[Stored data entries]
◇ ◇ ◇ ◇ ◇
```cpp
template <bool TRACE, int KS>
#ifndef RLE_WAVES
#define RLE_WAVES 4
#endif
__global__ __launch_bounds__(kThreads, RLE_WAVES) void rle_level(unsigned e0, unsigned e1, unsigned e2, unsigned e3,
                                                                  unsigned e4, unsigned e5, unsigned e6, unsigned e7,
                                                                  unsigned e8, unsigned e9, unsigned e10, unsigned e11,
                                                                  const Op* ops_arg, unsigned long long* trace_arg,
                                                                  const Op* next_arg, unsigned next_lines) {
  constexpr int kSmemF = (KS == KS_TD7W || ks_family(KS) == KS_EXT) && kWideSmem > 6144 ? kWideSmem : 6144;
  static_assert(kSmemF >= kRbOff + 4096, "LDS for the register-blocked exchange");
  __shared__ __attribute__((aligned(16))) float smem[kSmemF];
  const unsigned long long t_in = TRACE ? __builtin_amdgcn_s_memrealtime() : 0ull;
  if ((e0 >> 31) && blockIdx.x < 8) {
    const unsigned nl = next_lines;
    const char* nb = (const char*)next_arg;
    unsigned v0 = 0, v1 = 0;
    const unsigned l0 = threadIdx.x, l1 = threadIdx.x + kThreads;
    if (l0 < nl) asm volatile("global_load_dword %0, %1, off" : "=v"(v0) : "v"(nb + l0 * 64) : "memory");
    if (l1 < nl) asm volatile("global_load_dword %0, %1, off" : "=v"(v1) : "v"(nb + l1 * 64) : "memory");
    asm volatile("s_waitcnt vmcnt(0)" ::"v"(v0), "v"(v1) : "memory");
    return;
  }
  const unsigned entry[kLevelOps] = {e0 & 0x7fffffffu, e1, e2, e3, e4, e5, e6, e7, e8, e9, e10, e11};
  const int wg = (int)blockIdx.x - (int)(e0 >> 31) * 8;
  int k = 0;
  unsigned e = entry[0];
#pragma unroll
  for (int q = 1; q < kLevelOps; ++q) {
    const unsigned x = entry[q];
    const bool in = (int)(x & 0xffffu) <= wg;
    e = in ? x : e;
    k = in ? q : k;
  }
  const int kind = (e >> 16) & 0xf, vid = e >> 20;
  const CAS Op* ops = (const CAS Op*)ops_arg;
  const int wb = (int)(e & 0xffffu);
  const CAS Op& op = ops[k];
  const int t = wg - wb;
  unsigned long long* tr = TRACE ? trace_arg + (size_t)wg * kTraceStride : nullptr;
  if (TRACE && threadIdx.x == 0) tr[0] = t_in;
  if (kind != OP_GEMM) {
    unsigned dsink;
    asm volatile(
        "s_load_dword %0, %1, 0x0\n\t"
        "s_load_dword %0, %1, 0x40\n\t"
        "s_load_dword %0, %1, 0x80\n\t"
        "s_load_dword %0, %1, 0xc0\n\t"
        "s_load_dword %0, %1, 0x100\n\t"
        "s_load_dword %0, %1, 0x140\n\t"
        "s_load_dword %0, %1, 0x180\n\t"
        "s_load_dword %0, %1, 0x1c0\n\t"
        "s_waitcnt lgkmcnt(0)"
        : "=&s"(dsink)
        : "s"(&op));
    (void)dsink;
  }
  FINE_MARK(7);
  switch (kind) {
#define RLE_OP(K, call)                       \
  case K:                                     \
    asm volatile("; op case " #K ::);         \
    call;                                     \
    break;
// ... 599 lines not shown
```

### sac-td3-td7_amd/csrc/ops.h

```cpp
#pragma once
#include <stdint.h>

namespace rle {

constexpr int kThreads = 256;
constexpr int kTileM = 16;
constexpr int kTileN = 64;
constexpr int kMaxSeg = 4;
constexpr int kInfoMax = 8;
constexpr int kMaxHidden = 6;
constexpr int kGsqT = 2 * (kMaxHidden + 1);

enum OpKind : int {
  OP_GEMM = 1,
  OP_NORMBWD = 2,
  OP_SAMPLE_REDUCE = 3,
  OP_SAMPLE_GATHER = 4,
  OP_HEAD = 5,
  OP_PRIORITY = 6,
  OP_SAC_ACTOR = 7,
  OP_SAC_ACTOR_BWD = 8,
  OP_STEP_END = 9,
  OP_POLYAK = 10,
  OP_COPY = 11,
// ... 94 lines not shown
  X(GEMM_FWD, EPI_MSE, ACT_NONE, 1, 0, 0, 1)        \
  X(GEMM_FWD, EPI_ACT, ACT_TANH, 0, 0, 0, 3)        \
  X(GEMM_FWD, EPI_QDOT, ACT_ELU, 0, 0, 0, 1)        \
  X(GEMM_FWD, EPI_QDOT, ACT_RELU, 0, 0, 0, 2)       \
  X(GEMM_FWD, EPI_QDOT, ACT_NONE, 0, 0, 0, 0)       \
  X(GEMM_DX, EPI_STORE, ACT_NONE, 0, 0, 0, 3)       \
  X(GEMM_DX, EPI_STORE, ACT_RELU, 0, 0, 0, 3)       \
  X(GEMM_DX, EPI_STORE, ACT_ELU, 0, 0, 0, 3)        \
  X(GEMM_DX, EPI_STORE, ACT_TANH, 0, 0, 0, 3)       \
  X(GEMM_DX, EPI_NBDOT, ACT_NONE, 0, 0, 0, 1)       \
  X(GEMM_DW, EPI_ADAM, ACT_NONE, 0, 0, 0, 3)        \
  X(GEMM_DW, EPI_ADAM, ACT_NONE, 1, 0, 0, 1)        \
  X(GEMM_DW, EPI_ADAM, kDwNb, 0, 0, 0, 1)           \
  X(GEMM_DW, EPI_ADAM, kDwGs, 0, 0, 0, 0)           \
  X(GEMM_FWD, EPI_STORE, ACT_NONE, 0, 1, 1, 1)      \
  X(GEMM_FWD, EPI_STORE, ACT_RELU, 0, 1, 1, 3)      \
  X(GEMM_FWD, EPI_STORE, ACT_ELU, 1, 1, 1, 1)       \
  X(GEMM_DX, EPI_STORE, ACT_RELU, 0, 1, 1, 3)       \
  X(GEMM_DX, EPI_SACBWD, ACT_NONE, 0, 0, 0, 2)      \
  X(GEMM_FWD, EPI_SACFWD, ACT_NONE, 0, 0, 0, 2)     \
  X(GEMM_DX, EPI_STORE, ACT_ELU, 0, 2, 2, 1)        \
  X(GEMM_DX, EPI_STORE, ACT_RELU, 0, 2, 2, 2)       \
  X(GEMM_FWD, EPI_STORE, ACT_RELU, 0, 3, 3, 2)      \
  X(GEMM_FWD, EPI_QDOT, ACT_RELU, 0, 3, 3, 2)       \
  X(GEMM_DX, EPI_STORE, ACT_RELU, 0, 3, 3, 2)       \
  X(GEMM_FWD, EPI_QDOT, ACT_RELU, 1, 3, 4, 2)       \
  X(GEMM_FWD, EPI_STORE, ACT_RELU, 1, 1, 5, 2)
constexpr bool wide_variant(int mode, int epi, int pk) {
  return pk == 0 && mode != 2  &&
         (epi == EPI_STORE || epi == EPI_QDOT || epi == EPI_MSE || epi == EPI_QHEAD || epi == EPI_NBDOT);
}
enum KernelSet : int { KS_TD7 = 0, KS_MLP = 1, KS_EXT = 2, KS_TD7W = 3, KS_ACT = 4, KS_COUNT = 5 };
constexpr int ks_family(int ks) { return ks == KS_TD7W ? KS_TD7 : ks == KS_ACT ? KS_EXT : ks; }

enum GemmMode : int {
  GEMM_FWD = 0,
  GEMM_DX = 1,
  GEMM_DW = 2,
};

struct GemmHot {
  int ks_log, tiles_n, tn, N, R;
  float inv_tiles_n;
  int bias_col, nseg_a, nseg_b;
  int a0xs, a0r0, a0r1, b0xs, tiles;
  const float* a0p;
  const float* b0p;
  const float* bias;
  int xb, tmb;
  float inv_tmb, inv_xb, inv_blast;
  int nfull;
  int rb;
  int wide;
  int pad_[4];
};
static_assert(sizeof(GemmHot) == 128, "GemmHot is loaded as 2 x 16 dwords");

__host__ __device__ inline void xcd_tile(int t, int T, int tiles_n, int xb, int tmb, int nfull, float inv_tmb,
                                         float inv_xb, float inv_blast, int& it, int& jt) {
  const int q = T >> 3, m = T & 7, r0 = t & 7;
  const int p = r0 * q + (r0 < m ? r0 : m) + (t >> 3);
  const int band = (int)(((float)p + 0.5f) * inv_tmb);
  const int rem = p - band * tmb;
  const bool full = band < nfull;
  const int bw = full ? xb : tiles_n - nfull * xb;
  it = (int)(((float)rem + 0.5f) * (full ? inv_xb : inv_blast));
  jt = band * xb + rem - it * bw;
}

struct PreArgs {
  Operand A, B;
  int mode;
  int N, R;
  int seg;
  int act;
  int sac_a;
  const float* bias;
  Mat noise; float noise_sigma, noise_clip;
  Mat dsrc;
};

enum HeadMode : int {
  HEAD_TD7_TARGET = 0,
  HEAD_TD7_LOSS = 1,
  HEAD_TD7_POLICY = 2,
  HEAD_MLP_TARGET = 3,
  HEAD_MLP_LOSS = 4,
  HEAD_MLP_POLICY = 5,
};

struct HeadArgs {
  int mode, rows, H, lap;
  Mat h[2];
  Mat dsrc[2];
  int dact;
  int nvalid;
  const float* w[2];
  int w_cbn;
  const float* b[2];
  const float* reward; const float* notdone;
  float* y;
  Mat dz[2];
  Mat dq[2];
  float* loss_part;
  float* prio;
  float gamma;
  int sac;
  int alpha_lin;
  const float* logpi;
// ... 362 lines not shown
```

### sac-td3-td7_amd/rl/_engine.py

```python

from __future__ import annotations

import contextlib
import ctypes
import os
import threading

import numpy as np

RLE_TD7, RLE_TD3, RLE_SAC = 0, 1, 2
RLE_EVAL_Q, RLE_EVAL_ZS, RLE_EVAL_ZSA = 0, 1, 2
INFO_MAX = 8
REPLAY_IO_ROWS = 8192

_HERE = os.path.dirname(os.path.abspath(__file__))
LIB_PATH = os.environ.get("RLE_LIB") or os.path.join(os.path.dirname(_HERE), "lib", "librle.so")

_lib = None

_f32p = ctypes.POINTER(ctypes.c_float)
_i64p = ctypes.POINTER(ctypes.c_longlong)
_vp = ctypes.c_void_p
_cs = ctypes.c_char_p
_int = ctypes.c_int
_ll = ctypes.c_longlong


class Config(ctypes.Structure):

    _fields_ = [
        ("algo", _int), ("state_dim", _int), ("action_dim", _int), ("hidden", _int),
        ("batch", _int), ("use_lap", _int), ("discount", ctypes.c_float),
        ("policy_lr", ctypes.c_float), ("critic_lr", ctypes.c_float), ("tau", ctypes.c_float),
        ("target_policy_noise", ctypes.c_float), ("noise_clip", ctypes.c_float),
        ("policy_freq", _int), ("target_update_rate", _int), ("min_log_std", ctypes.c_float),
        ("max_log_std", ctypes.c_float), ("tmp", ctypes.c_float), ("seed", ctypes.c_ulonglong),
        ("device", _int), ("zs_dim", _int), ("n_hidden", _int), ("hidden_sizes", _int * 8),
        ("act_actor", _int), ("act_critic", _int), ("act_encoder", _int),
        ("bc_lambda", ctypes.c_float),
    ]


class ConfigExt(ctypes.Structure):

    _fields_ = [("size", _int), ("bc_alpha", ctypes.c_float)]


def make_config_ext(bc_alpha=0.0) -> ConfigExt:
    return ConfigExt(ctypes.sizeof(ConfigExt), float(bc_alpha))


ACT_CODES = {"default": 0, "relu": 1, "elu": 2, "identity": 3, "leaky_relu": 4, "silu": 5, "gelu": 6}


class Plan(ctypes.Structure):

    _fields_ = [
        ("level_cap", _int), ("steps_per_graph", _int), ("pre_tn", _int), ("pl_tn", _int), ("tn_min", _int),
        ("flat_div", _int), ("balance", _int), ("tiny_w", _int), ("uni_w", _int), ("tiny_wg", _int),
        ("sched_cap", _int), ("fuse_off", ctypes.c_uint), ("fuse_on", ctypes.c_uint), ("rb", _int),
        ("pl_w", _int), ("lap_w", _int), ("head_w", _int), ("adam_w", _int), ("wide", _int), ("lpt", _int),
        ("dispatch", _int), ("dpf", _int), ("xcd", _int),
    ]


FUSE = {"prelayer": 1 << 0, "pre": 1 << 1, "qdot": 1 << 2, "headdx": 1 << 3, "nbdefer": 1 << 4, "sacfwd": 1 << 5,
        "sacbwd": 1 << 6, "fold": 1 << 7, "pipolyak": 1 << 8, "endsplit": 1 << 9, "priosample": 1 << 10,
        "twostage": 1 << 11, "sacpre": 1 << 12, "normfin": 1 << 13}


def make_plan(fuse_off=(), fuse_on=(), **kw) -> Plan:
    p = Plan()
    _check(lib().rle_plan_default(ctypes.byref(p)))
    for k, v in kw.items():
        if k not in dict(Plan._fields_):
            raise ValueError(f"unknown plan field {k!r}")
        setattr(p, k, int(v))
    def bits(names):
        b = 0
        for name in ([names] if isinstance(names, str) else names):
            b |= FUSE[name]
        return b

    p.fuse_off, p.fuse_on = bits(fuse_off), bits(fuse_on)
    return p


def parse_plan(text: str) -> Plan:
    kw, off, on = {}, (), ()
    for item in filter(None, (t.strip() for t in (text or "").split(","))):
        k, _, v = item.partition("=")
        if k == "fuse_off":
            off = tuple(filter(None, v.split("+")))
        elif k == "fuse_on":
            on = tuple(filter(None, v.split("+")))
        else:
            kw[k] = int(v)
    return make_plan(off, on, **kw)


def plan_dict(p: Plan) -> dict:
    d = {k: getattr(p, k) for k, _ in Plan._fields_}
    d["fuse_off"] = [n for n, b in FUSE.items() if p.fuse_off & b]
    d["fuse_on"] = [n for n, b in FUSE.items() if p.fuse_on & b]
    return d


STATE_PARAMS, STATE_ADAM_M, STATE_ADAM_V, STATE_ALL = 1, 2, 4, 7

_scratch = np.empty(0, np.float32)
_scratch_lock = threading.Lock()


@contextlib.contextmanager
def state_scratch(n):
    global _scratch
    with _scratch_lock:
        if _scratch.size < n:
            _scratch = np.empty(n, np.float32)
        yield _scratch[:n]

# ... 489 lines not shown
```

Before: 8330.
◇ ◇ ◇ ◇ ◇
Report all lines of the data above that include the string "band".

  const int band = (int)(((float)p + 0.5f) * inv_tmb);
  const int rem = p - band * tmb;
  const bool full = band < nfull;
  jt = band * xb + rem - it * bw;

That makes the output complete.